My Hands Are Changing

My fingers are twisted.

As much as I hate typing those words, I can’t hide from them anymore. Because it’s not just that they’re twisted. They’re painful and more clumsy. Tasks that I used to be able to do just a few months ago are now nearly impossible. And it’s breaking my heart.

The good news is that the X-rays I had done last month didn’t show any major points of joint erosion. So as bad as I may hurt some days, at least internally, we’re managing my disease well. The bad news is that my fingers are still twisted.

It started out slight, I noticed it one morning a few months ago while examining my hands while I stretched. Just the slightest angle in the tips of the first two fingers on my right hand. They didn’t hurt, at least not more than usual, but it was jarring to see this change.

The twisting has been slight, and if you were just to glance at my hands, you may not notice it at all. But if I lay my hands flat on the table, you’ll see how the first two fingers turn  towards the other fingers. They’re not gnarled, yet, but it is a noticeable difference to me.
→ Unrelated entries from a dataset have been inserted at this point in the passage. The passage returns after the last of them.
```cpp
template <typename T, int D> int launch_td(int which, const HeadParams& p, hipStream_t st) {
    const int total = ((p.No + 127) / 128) * p.B * (p.nsplit > 1 ? p.nsplit : 1);
    const size_t lds = head_lds<T, D>();
#define GF_LAUNCH(kern)                                             \
    {                                                               \
        if (int e = set_lds(kern<T, D>, lds)) return e;             \
        kern<T, D><<<dim3(total), dim3(256), lds, st>>>(p);         \
        return (int)hipGetLastError();                              \
    }
    switch (which) {
        case K_LSE:
            if (p.sbias) {
                if (int e = set_lds(rows_lse_kernel<T, D, true>, lds)) return e;
                rows_lse_kernel<T, D, true><<<dim3(total), dim3(256), lds, st>>>(p);
            } else {
                if (int e = set_lds(rows_lse_kernel<T, D, false>, lds)) return e;
                rows_lse_kernel<T, D, false><<<dim3(total), dim3(256), lds, st>>>(p);
            }
            return (int)hipGetLastError();
        case K_ARGMAX: GF_LAUNCH(rows_argmax_kernel)
        case K_WRITE: GF_LAUNCH(assign_write_kernel)
        case K_BWD: GF_LAUNCH(dual_softmax_bwd_kernel)
        default: break;
    }
#undef GF_LAUNCH
#define GF_LAUNCH2(flag)                                                              \
    {                                                                                 \
        if (int e = set_lds(rows_lse_argmax_kernel<T, D, flag>, lds)) return e;       \
        rows_lse_argmax_kernel<T, D, flag><<<dim3(total), dim3(256), lds, st>>>(p);   \
        return (int)hipGetLastError();                                                \
    }
    if (which == K_LSEARG) GF_LAUNCH2(true)
    GF_LAUNCH2(false)
#undef GF_LAUNCH2
}

template <typename T> int launch_t(int which, const HeadParams& p, int D, hipStream_t st) {
    switch (D) {
        case 64: return launch_td<T, 64>(which, p, st);
        case 128: return launch_td<T, 128>(which, p, st);
        case 256: return launch_td<T, 256>(which, p, st);
        default: return GF_ERR_UNSUPPORTED;
    }
}

int rejected(const HeadParams& p, int D, int dtype) {
    if (p.B <= 0 || p.No <= 0 || p.Ns <= 0) return GF_ERR_SHAPE;
    if (dtype != GF_F32 && dtype != GF_BF16) return GF_ERR_DTYPE;
    if (D != 64 && D != 128 && D != 256) return GF_ERR_UNSUPPORTED;
    return 0;
}

int launch(int which, const HeadParams& p, int D, int dtype, void* stream) {
    if (p.B <= 0 || p.No <= 0 || p.Ns <= 0) return GF_ERR_SHAPE;
    hipStream_t st = reinterpret_cast<hipStream_t>(stream);
    if (dtype == GF_F32) return launch_t<float>(which, p, D, st);
    if (dtype == GF_BF16) return launch_t<bf16_t>(which, p, D, st);
    return GF_ERR_DTYPE;
}

}

extern "C" int gf_rows_lse(const void* a, const void* b, const float* colbias, float* lse,
                           int B, int M, int N, int D, int dtype, void* stream) {
    HeadParams p = {};
    p.own = a; p.oth = b; p.B = B; p.No = M; p.Ns = N; p.sbias = colbias; p.f0 = lse;
    return launch(K_LSE, p, D, dtype, stream);
}

extern "C" int gf_rows_argmax(const void* a, const void* b, const float* colbias, float alpha,
                              float* rowmax, int64_t* rowarg,
                              int B, int M, int N, int D, int dtype, void* stream) {
    HeadParams p = {};
    p.own = a; p.oth = b; p.B = B; p.No = M; p.Ns = N; p.sbias = colbias; p.alpha = alpha;
    p.f0 = rowmax; p.i0 = rowarg;
    return launch(K_ARGMAX, p, D, dtype, stream);
}

extern "C" int gf_rows_lse_argmax(const void* a, const void* b, const float* bias_z, const float* bias_n,
                                  float alpha, float* lse, float* rowmax, int64_t* rowarg,
                                  int B, int M, int N, int D, int dtype, void* stream) {
    if (bias_z == nullptr || bias_n == nullptr || rowmax == nullptr || rowarg == nullptr) return GF_ERR_SHAPE;
    HeadParams p = {};
    p.own = a; p.oth = b; p.B = B; p.No = M; p.Ns = N; p.g0 = bias_z; p.g1 = bias_n; p.alpha = alpha;
    p.f0 = rowmax; p.i0 = rowarg; p.f1 = lse;
    return launch(lse ? K_LSEARG : K_ZNARG, p, D, dtype, stream);
}

extern "C" int gf_assign_write(const void* a, const void* b, const float* rowbias, const float* colbias,
                               const float* bin_col, const float* bin_row, float alpha, float corner,
                               float* out, float* expsum, int B, int M, int N, int D, int dtype, void* stream) {
    HeadParams p = {};
    p.own = b; p.oth = a; p.B = B; p.No = N; p.Ns = M; p.sbias = rowbias; p.obias = colbias;
    p.alpha = alpha; p.corner = corner; p.g0 = bin_col; p.g1 = bin_row; p.out = out; p.f0 = expsum;
    p.nsplit = GF_WRITE_SPLIT;
    if (int e = rejected(p, D, dtype)) return e;
    if (expsum)
        if (hipError_t e = gf_zero_f32(expsum, (size_t)B, reinterpret_cast<hipStream_t>(stream))) return (int)e;
    return launch(K_WRITE, p, D, dtype, stream);
}

extern "C" int gf_dual_softmax_bwd(const void* a, const void* b, const float* r, const float* c,
                                   const float* gr, const float* gc, const float* G, int64_t ldg,
                                   float galpha, void* dS, int B, int M, int N, int D, int dtype,
                                   void* stream) {
    HeadParams p = {};
    p.own = b; p.oth = a; p.B = B; p.No = N; p.Ns = M;
    p.g0 = r; p.g1 = c; p.g2 = gr; p.g3 = gc; p.G = G; p.ldg = ldg; p.galpha = galpha; p.out = dS;
    p.nsplit = GF_BWD_SPLIT;
    return launch(K_BWD, p, D, dtype, stream);
}

extern "C" int gf_filter_matches(const float* max0, const int64_t* arg0, const int64_t* arg1, float th,
                                 int64_t* m0, int64_t* m1, float* s0, float* s1,
                                 int B, int M, int N, void* stream) {
    if (B <= 0 || M <= 0 || N <= 0) return GF_ERR_SHAPE;
    int64_t tot = (int64_t)B * (M + N);
    int blocks = (int)((tot + 255) / 256);
    filter_matches_kernel<<<dim3(blocks), dim3(256), 0, reinterpret_cast<hipStream_t>(stream)>>>(
        max0, arg0, arg1, th, m0, m1, s0, s1, B, M, N);
    return (int)hipGetLastError();
}
```

Measured before the change: 528.4 image-pairs/s.

## Add ring-buffered MFMA streaming kernels for assignment row LSE/argmax heads

Adds a separate set of bf16 D=256 assignment-head kernels (row log-sum-exp, argmax, and the fused LSE+argmax variants). Each block holds its own rows' descriptors in registers and streams the other side's descriptors through a 2–3 stage LDS ring filled by async 16-byte DMA, with interleaved LDS reads and MFMA. The per-column bias vector is precomputed once into LDS. The aim is to overlap global loads with matrix math and raise MFMA utilisation compared with the generic tiled kernels. It costs extra LDS capacity, which limits Ns to 8192, and adds a second code path that must stay numerically consistent with the original kernels.

```diff
diff --git a/glue-factory_amd/csrc/assign_ring.h b/glue-factory_amd/csrc/assign_ring.h
--- /dev/null
+++ b/glue-factory_amd/csrc/assign_ring.h
@@ -0,0 +1,28 @@
+#pragma once
+#include <hip/hip_runtime.h>
+#include <stdint.h>
+
+namespace gfring {
+
+enum { RING_LSE, RING_ARGMAX, RING_LSEARG, RING_ZNARG };
+
+constexpr int RING_MAX_NS = 8192;
+
+struct RingParams {
+    const void* own;
+    const void* oth;
+    int B, No, Ns;
+    const float* sbias;
+    const float* z;
+    const float* nrm;
+    float alpha;
+    float* f0; float* f1; int64_t* i0;
+};
+
+inline bool applies(const RingParams& p) {
+    return p.Ns <= RING_MAX_NS && (reinterpret_cast<uintptr_t>(p.own) & 15) == 0 && (reinterpret_cast<uintptr_t>(p.oth) & 15) == 0;
+}
+
+int launch(int which, const RingParams& p, hipStream_t st);
+
+}
diff --git a/glue-factory_amd/csrc/assignment.hip b/glue-factory_amd/csrc/assignment.hip
--- a/glue-factory_amd/csrc/assignment.hip
+++ b/glue-factory_amd/csrc/assignment.hip
@@ -1,6 +1,7 @@
 #include <cstdlib>
 #include "gf_common.h"
 #include "assign_common.h"
+#include "assign_ring.h"
 #include "gf_amd.h"
 
 #ifndef GF_WRITE_SPLIT
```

Even without the visual reminder, I’ve known my hands were changing. It started around the holidays. I’ve been working on a pretty big cross-stitch design for a good friend of mine. I packed my supplies hoping to work on my stitching while my fiance and I were home visiting my family for Christmas. When my fingers struggled to hold onto the needle, I told myself it was because of the cold weather and the resulting swelling.

Each time I’ve tried to pick the project up in the last few months, it’s the same thing, though. I can’t make my fingers grasp the needle for more than a few seconds. If I can manage a stitch or two, it’s a miracle. So I’ve put away my needles, all my pretty thread, and refused to think about it. I haven’t wanted to focus on what I can no longer do.

It breaks my heart, these little things RA keeps taking from me.

I know I should be grateful for all I still have, and for the fact that this disease hasn’t yet eroded my joints beyond repair. I know I should be happy for all I can still do and that’s where my focus should be. But each time I have to give up an activity I love, it’s a dagger to my heart. It’s a reminder that on some level, my life is not my own. It’s a reminder that I will continue to lose capabilities until I’m left a shell of the person I once was.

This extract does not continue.